Mounira, une nouvelle griffe africaine – Libération

Surnommée «la Panthère douce», la Tchadienne, lauréate du prix Découvertes RFI, chante ce soir au New Morning

Mounira Mitchala a une chance de faire sortir le Tchad de l’anonymat culturel. Elle vient de remporter le prix Découvertes RFI, une récompense importante pour les jeunes talents africains, avec plusieurs milliers d’euros destinés à financer une tournée et une campagne de promotion – dont ont déjà bénéficié les Maliens Amadou et Mariam, Rokia Traoré, ou l’Ivoirien Tiken Jah Fakoly.

Le jury, présidé par Salif Keita, a été conquis en vingt minutes, ainsi que le stade de Conakry, où elle se produisait, par cette voix douce qui raconte les drames et maux sociaux d’un pays musicalement méconnu.

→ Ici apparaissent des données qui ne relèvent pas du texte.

# optozorax/portal

Measured on NVIDIA B200. Metric: Mpixels/s @ 3840x2160 depth-40 portal_in_portal, higher is better.
Workload: dtype f32

## Files before the change

portal_b200/csrc/device/pe_glsl.cuh:

```cuda
#pragma once

namespace pe {

#define PE_FI __forceinline__

PE_FI float radians(float d) { return d * 0.017453292519943295f; }
PE_FI float degrees(float r) { return r * 57.29577951308232f; }

PE_FI void pe_sincos_core(float x, float& s, float& c, int& q) {
    float k = ::rintf(x * 0.636619772367581343f);
    float r = ::fmaf(k, -1.5707962513f, x);
    r = ::fmaf(k, -7.5497894159e-08f, r);
    r = ::fmaf(k, -5.3903029535e-15f, r);
    float z = r * r;
    float ps = -1.9515295891e-4f;
    ps = ::fmaf(ps, z, 8.3321608736e-3f);
    ps = ::fmaf(ps, z, -1.6666654611e-1f);
    s = ::fmaf(ps * z, r, r);
    float pc = 2.443315711809948e-5f;
    pc = ::fmaf(pc, z, -1.388731625493765e-3f);
    pc = ::fmaf(pc, z, 4.166664568298827e-2f);
    c = ::fmaf(pc * z, z, ::fmaf(z, -0.5f, 1.0f));
    q = (::fabsf(k) < 1073741824.0f) ? (__float2int_rz(k) & 3) : 0;
}
// ... 116 lines not shown
}
PE_FI float log(float x) { return log2(x) * 0.69314718055994530942f; }
PE_FI float pow(float x, float y) {
    if (y == 0.0f) return 1.0f;
    if (x < 0.0f && y == ::rintf(y)) {
        const float h = y * 0.5f;
        const float r = exp2(y * log2(-x));
        return h != ::rintf(h) ? -r : r;
    }
    return exp2(y * log2(x));
}
PE_FI float sqrt(float x) { return ::sqrtf(x); }
PE_FI float inversesqrt(float x) { return 1.0f / ::sqrtf(x); }
PE_FI float abs(float x) { return ::fabsf(x); }
PE_FI int abs(int x) { return x < 0 ? -x : x; }
PE_FI float sign(float x) { return x > 0.0f ? 1.0f : (x < 0.0f ? -1.0f : 0.0f); }
PE_FI float floor(float x) { return ::floorf(x); }
PE_FI float ceil(float x) { return ::ceilf(x); }
PE_FI float fract(float x) { return x - ::floorf(x); }
PE_FI float mod(float x, float y) { return x - y * ::floorf(x / y); }
PE_FI float min(float x, float y) { return y < x ? y : x; }
PE_FI float max(float x, float y) { return x < y ? y : x; }
PE_FI int min(int x, int y) { return y < x ? y : x; }
PE_FI int max(int x, int y) { return x < y ? y : x; }
PE_FI float clamp(float x, float lo, float hi) { return min(max(x, lo), hi); }
PE_FI int clamp(int x, int lo, int hi) { return min(max(x, lo), hi); }
PE_FI float mix(float x, float y, float a) { return ::fmaf(y, a, x * (1.0f - a)); }
PE_FI float step(float edge, float x) { return x < edge ? 0.0f : 1.0f; }
PE_FI float smoothstep(float e0, float e1, float x) {
    float t = clamp((x - e0) / (e1 - e0), 0.0f, 1.0f);
    return t * t * (3.0f - 2.0f * t);
}

struct vec2;
struct vec3;
struct vec4;
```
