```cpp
#define EBC_AUG_MAX_BLUR 31
typedef struct {
    int64_t src_off, out_off, tmp_off;
    int64_t noise_off;
    int32_t src_h, src_w, top, left, crop_h, crop_w, out_h, out_w;
    int32_t flip, jitter_ops;
    float brightness, contrast, saturation;
    int32_t blur, noise;
    float saltiness, spiciness;
    uint32_t seed;
    int32_t normalize;
    float hue;
} EbcCropDesc;
typedef struct {
    float mean[3], std[3];
    int32_t blur_k;
    float sigma_x, sigma_y;
} EbcAugConst;
// ... 95 lines not shown
```

Baseline: 3825 crops/s.

## Fuse out-projection backward GEMM into single-block attention backward kernel

```diff
diff --git a/clip-ebc_amd/csrc/attention.hip b/clip-ebc_amd/csrc/attention.hip
--- a/clip-ebc_amd/csrc/attention.hip
+++ b/clip-ebc_amd/csrc/attention.hip
@@ -420,8 +420,8 @@
 }
 
 template <class E>
-__device__ __forceinline__ float attn_delta_quad(const typename E::T* drow, const typename E::T* orow) {
-    const typename E::Frag d0 = load8<E>(drow), d1 = load8<E>(drow + 8), o0 = load8<E>(orow), o1 = load8<E>(orow + 8);
+__device__ __forceinline__ float attn_delta_quad_f(const typename E::Frag& d0, const typename E::Frag& d1,
+                                                   const typename E::Frag& o0, const typename E::Frag& o1) {
     float acc = 0.f;
 #pragma unroll
     for (int j = 0; j < 8; j += 2) {
@@ -438,6 +438,11 @@
     acc += __builtin_amdgcn_update_dpp(0.f, acc, 0xB1, 0xF, 0xF, false);
     acc += __builtin_amdgcn_update_dpp(0.f, acc, 0x4E, 0xF, 0xF, false);
     return acc;
+}
+template <class E>
+__device__ __forceinline__ float attn_delta_quad(const typename E::T* drow, const typename E::T* orow) {
+    const typename E::Frag d0 = load8<E>(drow), d1 = load8<E>(drow + 8), o0 = load8<E>(orow), o1 = load8<E>(orow + 8);
+    return attn_delta_quad_f<E>(d0, d1, o0, o1);
 }
 
 template <class E, int NWV, int LFIX>
@@ -568,8 +573,11 @@
     return __builtin_bit_cast(typename E::Frag, v);
 }
 
-template <class E, int LFIX>
+constexpr int PROJ_MAX_H = 12;
+__device__ __forceinline__ int proj_swz(int r) { return (0x1320 >> (((r >> 2) & 3) * 4)) & 3; }
+template <class E, int LFIX, bool PROJ = false>
 __global__ __launch_bounds__(1024) void attn_bwd_one_kernel(const typename E::T* __restrict__ qkv, const typename E::T* __restrict__ dout,
+                                                           const typename E::T* __restrict__ wt,
                                                            const typename E::T* __restrict__ out, const float* __restrict__ lse,
                                                            typename E::T* __restrict__ dqkv, int B, int L_, int H, float scale,
                                                            int rows, TouchList touch)
@@ -590,23 +598,112 @@
     const int D3 = 3 * H * HD, D = H * HD;
     const T* base = qkv + (size_t)b * L * D3 + h * HD;
     const T* dob = dout + (size_t)b * L * D + h * HD;
+    const int pl = threadIdx.x & 63, pw = threadIdx.x >> 6, pfr = pl & 15, pfg = pl >> 4;
+    const int nks = D / 32;
+    constexpr int MAXU = (8 * PROJ_MAX_H + NWV - 1) / NWV, XC = PROJ ? 6 : 1;
+    const int prow = 16 * pw + pfr;
+    const bool plive = 16 * pw < L;
+    const int xr = 16 * pw + (pl >> 2);
+    const T* xrow = dout + ((size_t)b * L + (xr < L ? xr : 0)) * D + 8 * (pl & 3);
+    typename E::Frag x0[XC], x1[XC];
+    auto xload = [&](typename E::Frag (&xf)[XC], int kc) {
+#pragma unroll
+        for (int j = 0; j < XC; ++j) xf[j] = load8<E>(xrow + 32 * min(kc + j, nks - 1));
+    };
+    if constexpr (PROJ) {
+        const int nu = 4 * nks, upw = (nu + NWV - 1) / NWV;
+        const T* wsrc = wt + ((size_t)h * HD + (pl >> 2)) * D + 8 * ((pl & 3) ^ proj_swz(pl >> 2));
+#pragma unroll
+        for (int i = 0; i < MAXU; ++i) {
+            const int u = min(pw * upw + i, nu - 1), nb = u / nks, kk = u - nb * nks;
+            __builtin_amdgcn_global_load_lds((const __attribute__((address_space(1))) void*)(wsrc + (size_t)16 * nb * D + 32 * kk),
+                                             EBC_LDS(smem + kk * 4096 + nb * 1024), 16, 0, 0);
+        }
+        asm volatile("" ::: "memory");
+        xload(x0, 0);
+        asm volatile("s_waitcnt vmcnt(0)" ::: "memory");
+        __syncthreads();
+        EBC_ATTN_STAMP(18);
+    }
     RowFetch<E, NWV> fk, fv, fq, fd;
-    rows_fetch<E, NWV>(fk, base + D, D3, L);
-    rows_fetch<E, NWV>(fv, base + 2 * D, D3, L);
-    rows_fetch<E, NWV>(fq, base, D3, L);
-    rows_fetch<E, NWV>(fd, dob, D, L);
     const int qd = threadIdx.x >> 2, qj = threadIdx.x & 3;
     float lsv = INFINITY, dlv = 0.f;
-    if (qd < L) {
-        if (qj == 0) lsv = lse[((size_t)b * H + h) * L + qd] * LOG2E;
-        dlv = attn_delta_quad<E>(dob + (size_t)qd * D + 16 * qj, out + ((size_t)b * L + qd) * D + h * HD + 16 * qj);
+    const T* orow = out + ((size_t)b * L + qd) * D + h * HD + 16 * qj;
+    typename E::Frag o0{}, o1{};
+    auto fetch_operands = [&]() {
+        rows_fetch<E, NWV>(fk, base + D, D3, L);
+        rows_fetch<E, NWV>(fv, base + 2 * D, D3, L);
+        rows_fetch<E, NWV>(fq, base, D3, L);
+        if constexpr (!PROJ) rows_fetch<E, NWV>(fd, dob, D, L);
+        if (qd < L) {
+            if (qj == 0) {
+                lsv = lse[((size_t)b * H + h) * L + qd];
+                if constexpr (!PROJ) lsv *= LOG2E;
+            }
+            if constexpr (!PROJ) dlv = attn_delta_quad<E>(dob + (size_t)qd * D + 16 * qj, orow);
+        }
+    };
+    if constexpr (!PROJ) fetch_operands();
+    static_assert(64 * NWV >= 4 * LP, "a lane quad per padded query");
+    if constexpr (PROJ) {
+        f32x4 pacc[HD / 16];
+#pragma unroll
+        for (int nb = 0; nb < HD / 16; ++nb) pacc[nb] = f32x4{0.f, 0.f, 0.f, 0.f};
+        if (plive) {
+            const char* wfr = smem + pfr * 64 + ((pfg ^ proj_swz(pfr)) << 4);
+            const int xsrc = 4 * (4 * pfr + pfg);
+            auto pstep = [&](const typename E::Frag (&xf)[XC], int kc) {
+#pragma unroll
+                for (int j = 0; j < XC; ++j) {
+                    if (kc + j < nks) {
+                        const char* wp = wfr + (kc + j) * 4096;
+                        const uint4 raw = __builtin_bit_cast(uint4, xf[j]);
+                        const uint4 xp = make_uint4(__builtin_amdgcn_ds_bpermute(xsrc, raw.x), __builtin_amdgcn_ds_bpermute(xsrc, raw.y),
+                                                    __builtin_amdgcn_ds_bpermute(xsrc, raw.z), __builtin_amdgcn_ds_bpermute(xsrc, raw.w));
+                        const typename E::Frag xb = __builtin_bit_cast(typename E::Frag, xp);
+#pragma unroll
+                        for (int nb = 0; nb < HD / 16; ++nb)
+                            pacc[nb] = mma(__builtin_bit_cast(typename E::Frag, *reinterpret_cast<const uint4*>(wp + nb * 1024)),
+                                           xb, pacc[nb]);
+                    }
+                }
+            };
+            for (int kc = 0; kc < nks; kc += 2 * XC) {
+                const bool last = kc + 2 * XC >= nks;
+                xload(x1, kc + XC);
+                if (last) fetch_operands();
+                pstep(x0, kc);
+                if (!last) xload(x0, kc + 2 * XC);
+                pstep(x1, kc + XC);
+            }
+        } else {
+            fetch_operands();
+        }
+        if (qd < L) { o0 = load8<E>(orow); o1 = load8<E>(orow + 8); }
+        __syncthreads();
+        EBC_ATTN_STAMP(19);
+        typedef T t4 __attribute__((ext_vector_type(4)));
+#pragma unroll
+        for (int nb = 0; nb < HD / 16; ++nb) {
+            t4 v = t4{E::from(pacc[nb][0]), E::from(pacc[nb][1]), E::from(pacc[nb][2]), E::from(pacc[nb][3])};
+            if (prow >= L) v = t4{E::from(0.f), E::from(0.f), E::from(0.f), E::from(0.f)};
+            *reinterpret_cast<t4*>(Ds + attn_off<E>(prow, 16 * nb + 4 * pfg)) = v;
+        }
     }
     rows_store<E, NWV>(Ks, fk);
     rows_store<E, NWV>(Vs, fv);
     rows_store<E, NWV>(Qs, fq);
-    rows_store<E, NWV>(Ds, fd);
-    static_assert(64 * NWV >= 4 * LP, "a lane quad per padded query");
-    if (qj == 0) { ls[qd] = lsv; dl[qd] = dlv; }
+    if constexpr (!PROJ) rows_store<E, NWV>(Ds, fd);
+    if constexpr (PROJ) {
+        asm volatile("" : "+v"(lsv));
+        if (qj == 0) ls[qd] = lsv * LOG2E;
+        __syncthreads();
+        if (qd < L)
+            dlv = attn_delta_quad_f<E>(load8<E>(Ds + attn_off<E>(qd, 16 * qj)), load8<E>(Ds + attn_off<E>(qd, 16 * qj + 8)), o0, o1);
+        if (qj == 0) dl[qd] = dlv;
+    } else {
+        if (qj == 0) { ls[qd] = lsv; dl[qd] = dlv; }
+    }
     __syncthreads();
     EBC_ATTN_STAMP(1);
 
@@ -1183,17 +1280,19 @@
     EBC_CHECK_LAUNCH();
     return EBC_OK;
 }
-template <class E, int LFIX> int attn_bwd_one(const void* qkv, const void* dout, const void* out, const float* lse,
-                                              void* dqkv, int B, int L, int H, hipStream_t st, int rows, const TouchList* touch)
+template <class E, int LFIX, bool PROJ = false>
+int attn_bwd_one(const void* qkv, const void* dout, const void* out, const float* lse, void* dqkv, int B, int L, int H,
+                 hipStream_t st, int rows, const TouchList* touch, const void* wt = nullptr)
 {
     using C = AttnCfg<E>;
     const size_t lds = 4 * C::TILE_BYTES + 2 * LP * sizeof(float);
-    if (!ensure_lds<attn_bwd_one_kernel<E, LFIX>>((int)lds, st)) return EBC_E_LAUNCH;
+    if (PROJ && (!wt || H > PROJ_MAX_H)) return EBC_E_UNSUPPORTED;
+    if (!ensure_lds<attn_bwd_one_kernel<E, LFIX, PROJ>>((int)lds, st)) return EBC_E_LAUNCH;
     const TouchList t = touch && g_touch_mode == 1 ? *touch : TouchList{};
     const int pi = probe_on() ? probe_start(EBC_PROBE_ATTN_BWD_DQ, 1, 0, 0, 0, B, L, H, st) : -1;
-    hipLaunchKernelGGL((attn_bwd_one_kernel<E, LFIX>), dim3(B * H), dim3(1024), lds, st, (const typename E::T*)qkv,
-                       (const typename E::T*)dout, (const typename E::T*)out, lse, (typename E::T*)dqkv, B, L, H, 0.125f,
-                       rows, t);
+    hipLaunchKernelGGL((attn_bwd_one_kernel<E, LFIX, PROJ>), dim3(B * H), dim3(1024), lds, st, (const typename E::T*)qkv,
+                       (const typename E::T*)dout, (const typename E::T*)wt, (const typename E::T*)out, lse,
+                       (typename E::T*)dqkv, B, L, H, 0.125f, rows, t);
     probe_stop(pi, st);
     EBC_CHECK_LAUNCH();
     return EBC_OK;
@@ -1266,4 +1365,19 @@
     }
     return EBC_E_ARG;
 }
-}
+bool attention_bwd_proj_ok(int dtype, int L, int H)
+{
+    return (dtype == EBC_F16 || dtype == EBC_BF16) && L > 0 && L <= LP && H > 0 && H <= PROJ_MAX_H;
+}
+int attention_bwd_proj(int dtype, const void* qkv, const void* dx, const void* wt_out, const void* out, const float* lse,
+                       void* dqkv, int B, int L, int H, hipStream_t st, int rows, const TouchList* touch)
+{
+    if (B <= 0 || rows < 0 || !attention_bwd_proj_ok(dtype, L, H)) return EBC_E_UNSUPPORTED;
+    if (!qkv || !dx || !wt_out || !out || !lse || !dqkv) return EBC_E_ARG;
+    if (dtype == EBC_F16)
+        return L == L_VPT32 ? attn_bwd_one<EF16, L_VPT32, true>(qkv, dx, out, lse, dqkv, B, L, H, st, rows, touch, wt_out)
+                            : attn_bwd_one<EF16, 0, true>(qkv, dx, out, lse, dqkv, B, L, H, st, rows, touch, wt_out);
+    return L == L_VPT32 ? attn_bwd_one<EBF16, L_VPT32, true>(qkv, dx, out, lse, dqkv, B, L, H, st, rows, touch, wt_out)
+                        : attn_bwd_one<EBF16, 0, true>(qkv, dx, out, lse, dqkv, B, L, H, st, rows, touch, wt_out);
+}
+}
diff --git a/clip-ebc_amd/csrc/kernels.h b/clip-ebc_amd/csrc/kernels.h
--- a/clip-ebc_amd/csrc/kernels.h
+++ b/clip-ebc_amd/csrc/kernels.h
@@ -86,6 +86,9 @@
 int attention_bwd(int dtype, const void* qkv, const void* dout, const void* out, const float* lse, float* delta,
                   void* dqkv, int B, int L, int H, hipStream_t st, int rows = 0,
                   const TouchList* touch = nullptr);
+bool attention_bwd_proj_ok(int dtype, int L, int H);
+int attention_bwd_proj(int dtype, const void* qkv, const void* dx, const void* wt_out, const void* out, const float* lse,
+                       void* dqkv, int B, int L, int H, hipStream_t st, int rows = 0, const TouchList* touch = nullptr);
 int layernorm_bwd_rows(int dtype, const void* dy, const float* x, int rpg, int gstride, int goff, const float* mean,
                        const float* rstd, const float* gamma, const float* dx_in, float* dx_out, int M, int D,
                        hipStream_t st);
diff --git a/clip-ebc_amd/csrc/vit.hip b/clip-ebc_amd/csrc/vit.hip
--- a/clip-ebc_amd/csrc/vit.hip
+++ b/clip-ebc_amd/csrc/vit.hip
@@ -273,6 +273,7 @@
         const EbcVitLayer& p = w->layer[l];
         fold_b = p.wt_fc_ln && p.s_fc_ln && p.b_fc_ln;
     }
+    const bool do_fuse = !(flags & EBC_VIT_BWD_NO_DO_FUSE) && ebc::attention_bwd_proj_ok(dtype, L, HEADS);
     const size_t es = dtype == EBC_F32 ? 4 : 2;
     auto touch_bwd = [&](int l) {
         ebc::TouchList t{};
@@ -307,9 +308,14 @@
             EBC_TRY(ebc::layernorm_bwd(dtype, 0, lay.dH, s.X1, 0, 0, 0, s.m2, s.r2, p.ln2_g, dX, dXo, lay.dXt, M, WIDTH, st));
         }
         { float* t = dX; dX = dXo; dXo = t; }
-        EBC_TRY(gemm(EBC_EPI_STORE, lay.dXt, p.wt_out, lay.dO, nullptr, M, WIDTH, WIDTH));
+        auto attn_bwd = [&](int rows) {
+            if (do_fuse)
+                return ebc::attention_bwd_proj(dtype, s.QKV, lay.dXt, p.wt_out, s.O, s.lse, lay.dQKV, B, L, HEADS, st, rows, &tl);
+            return ebc::attention_bwd(dtype, s.QKV, lay.dO, s.O, s.lse, lay.delta, lay.dQKV, B, L, HEADS, st, rows, &tl);
+        };
+        if (!do_fuse) EBC_TRY(gemm(EBC_EPI_STORE, lay.dXt, p.wt_out, lay.dO, nullptr, M, WIDTH, WIDTH));
         if (l == 0 && NV > 0 && dvpt && dvpt[0] && !(flags & EBC_VIT_BWD_FULL_LAYER0)) {
-            EBC_TRY(ebc::attention_bwd(dtype, s.QKV, lay.dO, s.O, s.lse, lay.delta, lay.dQKV, B, L, HEADS, st, 1 + NV, &tl));
+            EBC_TRY(attn_bwd(1 + NV));
             EBC_TRY(ebc::gemm_nt(dtype, EBC_EPI_STORE, 0, lay.dQKV, p.wt_qkv, lay.dH, nullptr, nullptr, nullptr, B * NV,
                                  WIDTH, QKVW, st, lay.gws, lay.gws_bytes, NV, L, 1));
             float* rows = per_batch ? dvpt[0] : lay.vpt_rows;
@@ -317,7 +323,7 @@
                                             WIDTH, st));
             break;
         }
-        EBC_TRY(ebc::attention_bwd(dtype, s.QKV, lay.dO, s.O, s.lse, lay.delta, lay.dQKV, B, L, HEADS, st, 0, &tl));
+        EBC_TRY(attn_bwd(0));
         EBC_TRY(gemm(EBC_EPI_STORE, lay.dQKV, p.wt_qkv, lay.dH, nullptr, M, WIDTH, QKVW));
         if (NV > 0 && dvpt && dvpt[l]) {
             float* rows = per_batch ? dvpt[l] : lay.vpt_rows + (size_t)l * B * NV * WIDTH;
@@ -356,6 +362,11 @@
 {
     return ebc::attention_bwd(dtype, qkv, dout, out, lse, delta_ws, dqkv, B, L, H, (hipStream_t)stream);
 }
+extern "C" int ebc_attention_bwd_proj(int dtype, const void* qkv, const void* dx, const void* wt_out, const void* out,
+                                      const float* lse, void* dqkv, int B, int L, int H, int rows, ebc_stream_t stream)
+{
+    return ebc::attention_bwd_proj(dtype, qkv, dx, wt_out, out, lse, dqkv, B, L, H, (hipStream_t)stream, rows);
+}
 extern "C" int ebc_head_fwd(int dtype_z, const void* Z, const float* text, const float* logit_scale, const float* anchors,
                             float* logits, float* expo, int P, int HW, int NB, int embed, ebc_stream_t stream)
 {
diff --git a/clip-ebc_amd/ebc_amd/_lib.py b/clip-ebc_amd/ebc_amd/_lib.py
--- a/clip-ebc_amd/ebc_amd/_lib.py
+++ b/clip-ebc_amd/ebc_amd/_lib.py
@@ -79,6 +79,7 @@
     "ebc_layernorm_bwd": (_I, [_I, _I, _P, _P, _I, _I, _I, _P, _P, _P, _P, _P, _P, _I, _I, _P]),
     "ebc_attention_fwd": (_I, [_I, _P, _P, _P, _I, _I, _I, _P]),
     "ebc_attention_bwd": (_I, [_I, _P, _P, _P, _P, _P, _P, _I, _I, _I, _P]),
+    "ebc_attention_bwd_proj": (_I, [_I, _P, _P, _P, _P, _P, _P, _I, _I, _I, _I, _P]),
     "ebc_head_fwd": (_I, [_I, _P, _P, _P, _P, _P, _P, _I, _I, _I, _I, _P]),
     "ebc_head_bwd": (_I, [_I, _I, _P, _P, _P, _P, _P, _P, _P, _P, _P, _P, _I, _I, _I, _I, _P, _Z, _P]),
     "ebc_head_bwd_workspace_bytes": (_Z, [_I, _I]),
diff --git a/include/ebc_hip.h b/include/ebc_hip.h
--- a/include/ebc_hip.h
+++ b/include/ebc_hip.h
@@ -80,7 +80,7 @@
 int ebc_vit_forward(const EbcVitWeights* w, const float* image, int B, int H, int W,
                     const float* const* vpt, long vpt_bstride, int dtype, int training,
                     void* workspace, size_t workspace_bytes, float* feat, ebc_stream_t stream);
-enum { EBC_VIT_BWD_FULL_LAYER0 = 1, EBC_VIT_BWD_NO_LN_FOLD = 2 };
+enum { EBC_VIT_BWD_FULL_LAYER0 = 1, EBC_VIT_BWD_NO_LN_FOLD = 2, EBC_VIT_BWD_NO_DO_FUSE = 4 };
 int ebc_vit_backward(const EbcVitWeights* w, int B, int H, int W, int dtype, void* workspace,
                      size_t workspace_bytes, const float* dfeat, float* const* dvpt, long vpt_bstride, int flags,
                      ebc_stream_t stream);
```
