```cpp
DDL_API int ddl_gemm_duo(int mode, const void* A, long lda, const void* B, long ldb, void* C, long ldc, int M, int N,
                         int K, const void* bias, int act, void* aux, const void* res, float* colstats, const int* conv,
                         hipStream_t st) {
    BnbArgs bn{};
    if (act == 5) bn = ddl_take_bnb();
    if (M <= 0 || N <= 0) return 0;
    if (mode != 0 && mode != 1 && mode != 3) return -1;
    if (mode == 3 && (!conv || conv[3] % 32 || conv[13] != conv[4] || conv[14] != conv[5] || conv[15] != 1 ||
                      conv[16] != 0 || conv[17] != 0 || K != conv[11] * conv[12] * conv[3] ||
                      conv[11] * conv[12] > 32))
        return -1;
    if (N % TN || K % DBK || K <= 0 || lda % 8 || ldb % 8 || ldc % 8 || (mode != 3 && lda < K) || ldc < N ||
        (mode == 1 ? ldb < N : ldb < K) || ((uintptr_t)A & 15) || ((uintptr_t)B & 15) || ((uintptr_t)C & 15))
        return -1;
    int ek;
    if (act == 0) ek = E_BF16;
    else if (act == 1 && !res) ek = E_GELU;
    else if (act == 4 && aux && !bias && !res) ek = E_DGELU;
    else if (act == 5 && aux && !bias && colstats && bn.mean && bn.istd && ldc == N) ek = E_BNB;
    else return -2;
    if (ek == E_GELU && colstats) return -2;
    if ((res && ((uintptr_t)res & 7)) || (aux && ((uintptr_t)aux & 15)) || (bias && ((uintptr_t)bias & 7))) return -1;
    const long a_bytes = mode == 3 ? (long)conv[0] * conv[1] * conv[2] * conv[3] * 2 : (long)M * lda * 2;
    const long b_bytes = (long)(mode == 1 ? K : N) * ldb * 2, c_bytes = (long)M * ldc * 2;
    if (a_bytes >= (1L << 31) || b_bytes >= (1L << 31) || c_bytes >= (1L << 31)) return -1;
    DuoParams p{};
    p.A = (const bf16_t*)A; p.B = (const bf16_t*)B; p.lda = lda; p.ldb = ldb;
    p.C = (bf16_t*)C; p.ldc = ldc; p.M = M; p.N = N; p.K = K;
    p.bias = (const bf16_t*)bias; p.res = (const bf16_t*)res; p.aux = (bf16_t*)aux; p.colstats = colstats;
    p.bn_mask = bn.mask; p.bn_mean = bn.mean; p.bn_istd = bn.istd;
    p.splits = 1;
    p.kt_per_split = K / DBK;
    p.tiles_m = (M + TM - 1) / TM;
    p.tiles_n = N / TN;
    if (mode == 3) {
        static const bf16_t* zp[64] = {};
        int dev = 0;
        if (hipGetDevice(&dev) != hipSuccess || dev < 0 || dev >= 64) return -1;
        if (!zp[dev]) {
            void* a = nullptr;
            if (hipGetSymbolAddress(&a, HIP_SYMBOL(g_duo_zero)) != hipSuccess || !a) return -1;
            zp[dev] = (const bf16_t*)a;
        }
        p.zero = zp[dev];
        p.cN = conv[0]; p.cH = conv[1]; p.cW = conv[2]; p.cC = conv[3]; p.cP = conv[4]; p.cQ = conv[5];
        p.cstride = conv[6]; p.h_off = conv[7]; p.w_off = conv[8]; p.h_step = conv[9]; p.w_step = conv[10];
        p.cR = conv[11]; p.cS = conv[12];
        p.fd_PQ = make_fastdiv((uint32_t)(p.cP * p.cQ));
        p.fd_Q = make_fastdiv((uint32_t)p.cQ);
        p.fd_C = make_fastdiv((uint32_t)p.cC);
        p.fd_S = make_fastdiv((uint32_t)std::max(1, p.cS));
        return launch<LCONV, LKC>(p, ek, st);
    }
    return mode == 0 ? launch<LKC, LKC>(p, ek, st) : launch<LKC, LKO>(p, ek, st);
}

DDL_API int ddl_gemm_duo_tn(const void* A, long lda, const void* B, long ldb, void* C, long ldc, int M, int N, int K,
                            int splits, int accumulate, void* ws, long ws_elems, hipStream_t st) {
    if (M <= 0 || N <= 0) return 0;
    if (M % TM || N % TN || K % DBK || K <= 0 || lda % 8 || ldb % 8 || ldc % 8 || lda < M || ldb < N || ldc < N ||
        ((uintptr_t)A & 15) || ((uintptr_t)B & 15) || ((uintptr_t)C & 15))
        return -1;
    if ((long)K * lda * 2 >= (1L << 31) || (long)K * ldb * 2 >= (1L << 31) || (long)M * ldc * 2 >= (1L << 31)) return -1;
    const int nkt = K / DBK;
    if (splits < 1) splits = 1;
    if (splits > nkt) splits = nkt;
    DuoParams p{};
    p.A = (const bf16_t*)A; p.B = (const bf16_t*)B; p.lda = lda; p.ldb = ldb;
    p.C = (bf16_t*)C; p.ldc = ldc; p.M = M; p.N = N; p.K = K;
    p.tiles_m = M / TM;
    p.tiles_n = N / TN;
    p.kt_per_split = (nkt + splits - 1) / splits;
    splits = (nkt + p.kt_per_split - 1) / p.kt_per_split;
    p.splits = splits;
    p.accumulate = accumulate;
    if (splits > 1) {
        if (!ws || ws_elems < (long)splits * M * N || ((uintptr_t)ws & 15) || (long)splits * M * N * 2 >= (1L << 31))
            return -1;
        p.ws = (bf16_t*)ws;
    }
    const dim3 grid(p.tiles_m * p.tiles_n * splits);
    hipLaunchKernelGGL((gemm_duo_k<LKO, LKO, E_BF16>), grid, dim3(NTH), 0, st, p);
    if (splits > 1) {
        const long total = (long)M * (N / 8);
        const int g = (int)std::min<long>(16384, (total + 255) / 256);
        duo_reduce_k<<<g, 256, 0, st>>>(p.ws, p.C, ldc, M, N, splits, accumulate);
    }
    const int rc = (int)hipGetLastError();
    return rc ? -rc - 1 : splits;
}
```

Mounira, 28 ans, a d’autres atouts : allure princière, coiffure peule recherchée, tatouages au henné sophistiqués.

Mounira veut dire «illuminée, radieuse», en arabe. Elle s’est fait remarquer dans un rôle de muette dans Aboun Una, film de Mahamat Saleh Haroun, présenté à la quinzaine des réalisateurs à Cannes en 2002. Elle a aussi fait du théâtre en 1996 («C’était pour vaincre ma timidité») et participé au projet international African Divas, du DJ electro-world Fred Galliano. «Cela m’a permis de connaître d’autres styles, la musique électronique bien sûr, le rap. Mais je préfère la tradition avec un peu de modernisme», note-t-elle.

Son chant mélodieux, lancinant, la rapproche davantage des voix arabes, que de celles du Sahel, plus vigoureuses. La presse tchadienne la surnomme «la Panthère douce». Mounira Mitchala, «panthère», en langue bidia, appartient à cette ethnie, aux confins du Guéra, région située au centre d’un pays où elle a peu vécu. Née dans la capitale N’Djamena en 1979, année d’une guerre civile sanglante, Mounira a quitté le Tchad à 1 an, suivant son père parti étudier en Allemagne, où elle a grandi. Elle va ensuite au Nigeria, où s’est exilé son père durant le régime de Hissène Habré, jusqu’au début des années 90.

Dans son premier album, Mounira chante des ballades claires sur l’unité de son pays, la paix. Dans la chanson Talou Lena, qui donne son titre au disque, elle évoque le Darfour. «J’y fais un rêve d’enfants qui s’amusent, de gens qui se saluent respectueusement, des choses normales ailleurs.» Elle chante aussi l’amour, celui d’«une femme qui a réussi à épouser l’homme qu’elle aime, parce que chez nous, les mariages restent encore le plus souvent forcés».